# PKU-EPIC/GraspNeRF

Hardware: AMD Instinct MI355X
Metric: scenes/sec TSDF+render fwd, 6-view 40^3 grid (higher is better)
Workload: dtype f32

## Files before the change

graspnerf_amd/_lib.py:

```python
import ctypes as C
import os

_HERE = os.path.dirname(os.path.abspath(__file__))
LIB_PATH = os.path.join(_HERE, 'csrc', os.environ.get('GNR_LIB', 'libgnr.so'))

GNR_OK, GNR_ERR_ARG, GNR_ERR_SHAPE, GNR_ERR_HIP, GNR_ERR_WORKSPACE = 0, -1, -2, -3, -4
ERRORS = {-1: 'GNR_ERR_ARG', -2: 'GNR_ERR_SHAPE', -3: 'GNR_ERR_HIP', -4: 'GNR_ERR_WORKSPACE'}

c_float_p = C.POINTER(C.c_float)


class GnrScene(C.Structure):
    _fields_ = [('B', C.c_int), ('V', C.c_int), ('H', C.c_int), ('W', C.c_int), ('fh', C.c_int), ('fw', C.c_int),
                ('imgs', C.c_void_p), ('img_feats', C.c_void_p), ('ray_feats', C.c_void_p),
                ('poses', C.c_void_p), ('Ks', C.c_void_p), ('depth_range', C.c_void_p), ('use_vis', C.c_int), ('options', C.c_uint)]


OPTIONS = {'fp32_chain': 0x001, 'feature_grad_fixed': 0x002, 'view1_one_wavefront': 0x004, 'view2_one_wavefront': 0x008,
           'ray_order_morton': 0x010, 'poison_partials': 0x020, 'direct_scatter': 0x040, 'geo_dual_fp32': 0x080, 'test_lose_partner': 0x100, 'static_tiles': 0x200, 'split_launch': 0x400}
GNR_STATUS_LOST_PARTNER = 16


class GnrRays(C.Structure):
    _fields_ = [('rn', C.c_int), ('dn', C.c_int), ('fdn', C.c_int),
                ('ray_mask_view_num', C.c_int), ('ray_mask_point_num', C.c_int),
                ('coords', C.c_void_p), ('que_pose', C.c_void_p), ('que_K', C.c_void_p),
                ('que_depth_range', C.c_void_p), ('que_imgs', C.c_void_p), ('fine_u', C.c_void_p),
                ('ray_batch_num', C.c_int), ('fine_depth_use_all', C.c_int)]


RENDER_OUT_FIELDS = ['depth', 'sdf_values', 'alpha_values', 'colors_nr', 'hit_prob_nr', 'pixel_colors_nr',
                     'pixel_colors_gt', 'render_depth', 'ray_mask', 'sdf_gradient_error', 'sdf_gradient', 'view_mask']


class GnrRenderOut(C.Structure):
    _fields_ = [(k, C.c_void_p) for k in RENDER_OUT_FIELDS]


GNR_GAUSS_MAX_RADIUS = 16


class GnrSelectParams(C.Structure):
    _fields_ = [('gauss_radius', C.c_int), ('gauss_w', C.c_double * (GNR_GAUSS_MAX_RADIUS + 1)),
                ('tsdf_thres_high', C.c_float), ('tsdf_thres_low', C.c_float), ('min_width', C.c_float),
                ('max_width', C.c_float), ('threshold', C.c_float), ('dilate_iterations', C.c_int),
                ('max_filter_size', C.c_int)]


class GnrError(RuntimeError):
    pass


# ... 1 lines not shown


def lib():
    global _lib
    if _lib is not None:
        return _lib
    if not os.path.exists(LIB_PATH):
        raise GnrError(f'{LIB_PATH} not found: build it with graspnerf_amd/csrc/build.sh '
                       f'(or __graft_entry__.build()); there is no CPU fallback for the hot path')
    import torch
    L = C.CDLL(LIB_PATH)
    L.gnr_canonical_weights_floats.restype = C.c_int
    L.gnr_packed_weights_floats.restype = C.c_int
    L.gnr_pack_weights.argtypes = [c_float_p, c_float_p]
    L.gnr_pack_weights.restype = C.c_int
    L.gnr_pack_vis_decoder.argtypes = [c_float_p, c_float_p]
    L.gnr_pack_vis_decoder.restype = C.c_int
    L.gnr_pack_vis_decoder_bwd.argtypes = [c_float_p, c_float_p]
    L.gnr_pack_vis_decoder_bwd.restype = C.c_int
    L.gnr_canonical_vis_floats.restype = C.c_int
    for name in ('gnr_pack_weights_device', 'gnr_pack_weights_bwd_device', 'gnr_pack_vis_decoder_device', 'gnr_pack_vis_decoder_bwd_device'):
        getattr(L, name).argtypes = [C.c_void_p, C.c_void_p, C.c_void_p]
        getattr(L, name).restype = C.c_int
    L.gnr_layout_offset.argtypes = [C.c_char_p]
    L.gnr_layout_offset.restype = C.c_int
    L.gnr_workspace_bytes.argtypes = [C.POINTER(GnrScene), C.c_int, C.c_int, C.c_int]
    L.gnr_workspace_bytes.restype = C.c_size_t
    L.gnr_prepare.argtypes = [C.POINTER(GnrScene), C.c_void_p, C.c_size_t, C.c_void_p]
    L.gnr_prepare.restype = C.c_int
    L.gnr_range_status.argtypes = [C.POINTER(GnrScene), C.c_void_p, C.c_size_t, C.POINTER(C.c_uint), C.c_void_p]
    L.gnr_range_status.restype = C.c_int
    L.gnr_status_words_offset.argtypes = [C.POINTER(GnrScene)]
    L.gnr_status_words_offset.restype = C.c_size_t
    L.gnr_sample_volume_fwd.argtypes = [C.POINTER(GnrScene), C.c_void_p, C.c_int, C.c_void_p, C.c_void_p,
                                        C.c_void_p, C.c_void_p, C.c_size_t, C.c_void_p]
    L.gnr_sample_volume_fwd.restype = C.c_int
    L.gnr_debug_volume_chain.argtypes = [C.POINTER(GnrScene), C.c_void_p, C.c_int, C.c_void_p, C.c_void_p,
                                         C.c_void_p, C.c_size_t, C.c_void_p]
    L.gnr_debug_volume_chain.restype = C.c_int
    L.gnr_depth_mean_fwd.argtypes = [C.POINTER(GnrScene), C.c_void_p, C.c_int, C.c_void_p, C.c_void_p,
                                     C.c_void_p, C.c_size_t, C.c_void_p]
    L.gnr_depth_mean_fwd.restype = C.c_int
    L.gnr_merge_depths.argtypes = [C.c_void_p, C.c_int, C.c_void_p, C.c_int, C.c_void_p, C.c_int, C.c_void_p]
    L.gnr_merge_depths.restype = C.c_int
    L.gnr_render_by_depth_fwd.argtypes = [C.POINTER(GnrScene), C.POINTER(GnrRays), C.c_void_p, C.c_int, C.c_void_p,
                                          C.POINTER(GnrRenderOut), C.c_void_p, C.c_size_t, C.c_void_p]
    L.gnr_render_by_depth_fwd.restype = C.c_int
    L.gnr_render_rays_fwd.argtypes = [C.POINTER(GnrScene), C.POINTER(GnrRays), C.c_void_p, C.c_void_p,
                                      C.POINTER(GnrRenderOut), C.POINTER(GnrRenderOut), C.c_void_p, C.c_void_p,
                                      C.c_void_p, C.c_size_t, C.c_void_p]
    L.gnr_render_rays_fwd.restype = C.c_int
    L.gnr_head_canonical_floats.restype = C.c_int
    L.gnr_head_packed_floats.restype = C.c_int
    L.gnr_pack_grasp_head.argtypes = [c_float_p, c_float_p]
    L.gnr_pack_grasp_head.restype = C.c_int
    L.gnr_grasp_head_workspace_bytes.argtypes = [C.c_int, C.c_int]
    L.gnr_grasp_head_workspace_bytes.restype = C.c_size_t
    L.gnr_grasp_head_fwd.argtypes = [C.c_int, C.c_int, C.c_void_p, C.c_void_p, C.c_void_p, C.c_void_p, C.c_void_p,
                                     C.c_void_p, C.c_size_t, C.c_void_p]
    L.gnr_grasp_head_fwd.restype = C.c_int
    L.gnr_head_last_error.restype = C.c_char_p
    L.gnr_conv3d_bwd_weight.argtypes = [C.c_void_p] * 3 + [C.c_int] * 7 + [C.c_void_p]
    L.gnr_conv3d_same_bwd_weight.argtypes = [C.c_void_p] * 3 + [C.c_int] * 7 + [C.c_void_p, C.c_size_t, C.c_void_p]
    L.gnr_conv3d_same_bwd_weight_workspace_bytes.argtypes = [C.c_int] * 7
    L.gnr_conv3d_same_bwd_weight_workspace_bytes.restype = C.c_size_t
    L.gnr_conv3d_same_bwd_weight.restype = C.c_int
# ... 65 lines not shown
                                      [C.c_void_p] * 6 + [C.c_int, C.c_void_p, C.c_size_t, C.c_void_p]
    L.gnr_grasp_select_fwd.restype = C.c_int
    L.gnr_post_last_error.restype = C.c_char_p
    L.gnr_time_chain_kernel.argtypes = [C.POINTER(GnrScene), C.c_int, C.c_void_p, C.c_void_p, C.c_size_t, C.c_int,
                                        c_float_p, C.c_void_p]
    L.gnr_time_chain_kernel.restype = C.c_int
    L.gnr_chain_timing_begin.restype = C.c_int
    L.gnr_timing_begin.restype = C.c_int
    L.gnr_timing_begin_only.argtypes = [C.c_char_p]
    L.gnr_timing_begin_only.restype = C.c_int
    L.gnr_timing_end.argtypes = [C.c_char_p, C.c_size_t]
    L.gnr_timing_end.restype = C.c_int
    L.gnr_chain_timing_end.argtypes = [c_float_p, C.POINTER(C.c_int)]
    L.gnr_chain_timing_end.restype = C.c_int
    L.gnr_img_last_error.restype = C.c_char_p
    L.gnr_instnorm_act.argtypes = [C.c_void_p] * 7 + [C.c_longlong, C.c_int, C.c_int, C.c_float, C.c_int, C.c_void_p]
    L.gnr_instnorm_act.restype = C.c_int
    L.gnr_instnorm_act_bwd.argtypes = [C.c_void_p] * 12 + [C.c_longlong, C.c_int, C.c_int, C.c_int, C.c_void_p]
    L.gnr_instnorm_act_bwd.restype = C.c_int
    for fn in (L.gnr_reflect_pad2d, L.gnr_reflect_pad2d_bwd):
        fn.argtypes = [C.c_void_p, C.c_void_p, C.c_longlong, C.c_int, C.c_int, C.c_int, C.c_void_p]
        fn.restype = C.c_int
    L.gnr_upsample2x_bilinear.argtypes = [C.c_void_p, C.c_void_p, C.c_longlong, C.c_int, C.c_int, C.c_void_p]
    L.gnr_upsample2x_bilinear.restype = C.c_int
    L.gnr_last_error.restype = C.c_char_p
    L.gnr_dominant_kernel_name.restype = C.c_char_p
    L.gnr_debug_fill_lds.argtypes = [C.c_uint, C.c_void_p]
    L.gnr_debug_fill_lds.restype = C.c_int
    _lib = L
    return L
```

(Task) Extract from the material all lines containing the string "GnrRays".

(Written solution)
class GnrRays(C.Structure):
    L.gnr_render_by_depth_fwd.argtypes = [C.POINTER(GnrScene), C.POINTER(GnrRays), C.c_void_p, C.c_int, C.c_void_p,
    L.gnr_render_rays_fwd.argtypes = [C.POINTER(GnrScene), C.POINTER(GnrRays), C.c_void_p, C.c_void_p,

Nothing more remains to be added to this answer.